Atlassian has indicated they may offer extended maintenance after March 2029 for agencies with special circumstances. Pricing hasn't been announced but is expected to be significantly higher. That's a bridge while you execute a migration. It's not a strategy on its own.
Where to Start
The agencies that begin assessment now will have two-plus years of runway to move methodically. The ones that start in 2028 will be making decisions under pressure, paying premium rates for migration support, and accepting more risk. Meanwhile, costs are already rising. Atlassian announced a roughly 15% price increase on Data Center products effective February 2026, even as the product line is being sunset. That means agencies are paying more for a product with a fixed expiration date. Each renewal cycle without a migration plan in place increases your total cost of transition.

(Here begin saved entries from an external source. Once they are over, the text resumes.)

template <int NP, int B, bool FROM_MOVIE>
__global__ __launch_bounds__(FIT_NT) void g8_final_kernel(FitParams p)
{
    constexpr int GS = GroupOf<B>::GS, NSPW = 64 / GS;
    __shared__ __attribute__((aligned(16))) double s_x[FIT_WAVES][NSPW][GS * 7];
    const int lane = threadIdx.x & 63, wid = threadIdx.x >> 6;
    const int g = lane / GS, j = lane & (GS - 1);
    const bool rowok = j < B;
    const float jf = (float)j;
    int64_t n = p.N;
    if (p.d_n) { int64_t dn = *p.d_n; n = dn < n ? dn : n; }
    int64_t sidx = p.first + ((int64_t)blockIdx.x * FIT_WAVES + wid) * NSPW + g;
    bool spot_ok = sidx < n;
    if (p.final_list) {
        const int64_t w0 = ((int64_t)blockIdx.x * FIT_WAVES + wid) * NSPW, items = (int64_t)*p.final_list_n;
        if (__builtin_amdgcn_readfirstlane((int)(w0 >= items))) return;
        spot_ok = w0 + g < items;
        sidx = spot_ok ? (int64_t)p.final_list[w0 + g] : p.first;
    } else if (__builtin_amdgcn_readfirstlane((int)(p.first + ((int64_t)blockIdx.x * FIT_WAVES + wid) * NSPW >= n))) return;
    else if (p.accept) spot_ok = spot_ok && p.accept[sidx] != 0;

    float d[B], th[6];
    load_row<B, FROM_MOVIE>(p, sidx, j, spot_ok && rowok, d);
#pragma unroll
    for (int l = 0; l < 6; l++) th[l] = spot_ok ? p.thetas[sidx * 6 + l] : 1.f;
    double *red = &s_x[wid][g][0];
    float *cols = reinterpret_cast<float *>(red);
    const float sgy = NP == 6 ? th[5] : th[4];
    const BTerms tx = boundary_terms(jf, th[0], th[4]);
    const BTerms ty = boundary_terms(jf, th[1], sgy);
    {
        float4 *c = reinterpret_cast<float4 *>(cols + j * 12);
        c[0] = make_float4(tx.A * tx.A, tx.A * tx.E, tx.A, tx.A * tx.S);
        c[1] = make_float4(tx.E * tx.E, tx.E, tx.E * tx.S, 1.0f);
        c[2] = make_float4(tx.S, tx.S * tx.S, 0.f, 0.f);
    }
    __builtin_amdgcn_wave_barrier();
    __threadfence_block();
    double T[10];
#pragma unroll
    for (int e = 0; e < 10; e++) T[e] = 0.0;
    float ll_loc = 0.f;
    const float N_ = th[2];
    const float NEy = N_ * ty.E;
#pragma unroll
    for (int i = 0; i < B; i++) {
        const float4 *c = reinterpret_cast<const float4 *>(cols + i * 12);
        const float4 c0 = c[0], c1 = c[1];
        const float2 c2 = *reinterpret_cast<const float2 *>(cols + i * 12 + 8);
        const float model = NEy * c1.y + th[3];
        if (rowok) {
            const double md = (double)model;
            double inv = (double)rcp_f32(model);
            inv = inv * (2.0 - md * inv);
            inv = inv * (2.0 - md * inv);
            T[0] += (double)c0.x * inv; T[1] += (double)c0.y * inv; T[2] += (double)c0.z * inv; T[3] += (double)c0.w * inv;
            T[4] += (double)c1.x * inv; T[5] += (double)c1.y * inv; T[6] += (double)c1.z * inv; T[7] += inv;
            T[8] += (double)c2.x * inv; T[9] += (double)c2.y * inv;
            if (model > 0.f) {
// ... 28 lines not shown
    constexpr int NE_ = NP * (NP + 1) / 2;
    double mine[3] = {0.0, 0.0, 0.0};
#pragma unroll
    for (int r0 = 0; r0 < 21; r0 += 7) {
        if (r0 < NE_) {
#pragma unroll
            for (int e = 0; e < 7; e++) red[j * 7 + e] = Mloc[r0 + e];
            __builtin_amdgcn_wave_barrier();
            __threadfence_block();
#pragma unroll
            for (int t = 0; t < 3; t++) {
                const int e = j + GS * t - r0;
                if (e >= 0 && e < 7) {
                    double acc = 0.0;
#pragma unroll
                    for (int r = 0; r < B; r++) acc += red[r * 7 + e];
                    mine[t] = acc;
                }
            }
            __builtin_amdgcn_wave_barrier();
        }
    }
    double *fo = p.fisher + (sidx - p.first) * FISHER_STRIDE;
    if (spot_ok) {
#pragma unroll
        for (int t = 0; t < 3; t++)
            if (j + GS * t < NE_) fo[j + GS * t] = mine[t];
    }
    const float ll = gsum<GS>(ll_loc);
    if (spot_ok && j == 0) p.loglik[sidx] = ll;
}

The first step is straightforward: get a clear picture of what you have. Inventory your Atlassian environment: products, users, custom fields, workflows, plugins, integrations, and data volume. Identify the customizations that will need redesign. Determine your compliance requirements. Bring in your PMO, IT security, and procurement teams early.
Without that baseline, you can't accurately scope migration timelines, estimate costs, or evaluate whether Atlassian Cloud, an alternative platform, or a phased hybrid approach is the right fit. Agencies that skip this step typically discover scope gaps mid-migration.
The choice between Atlassian Cloud, an alternative platform, or a hybrid approach depends on your agency's compliance posture, customization depth, and mission requirements. The one thing that isn't optional is starting the assessment now.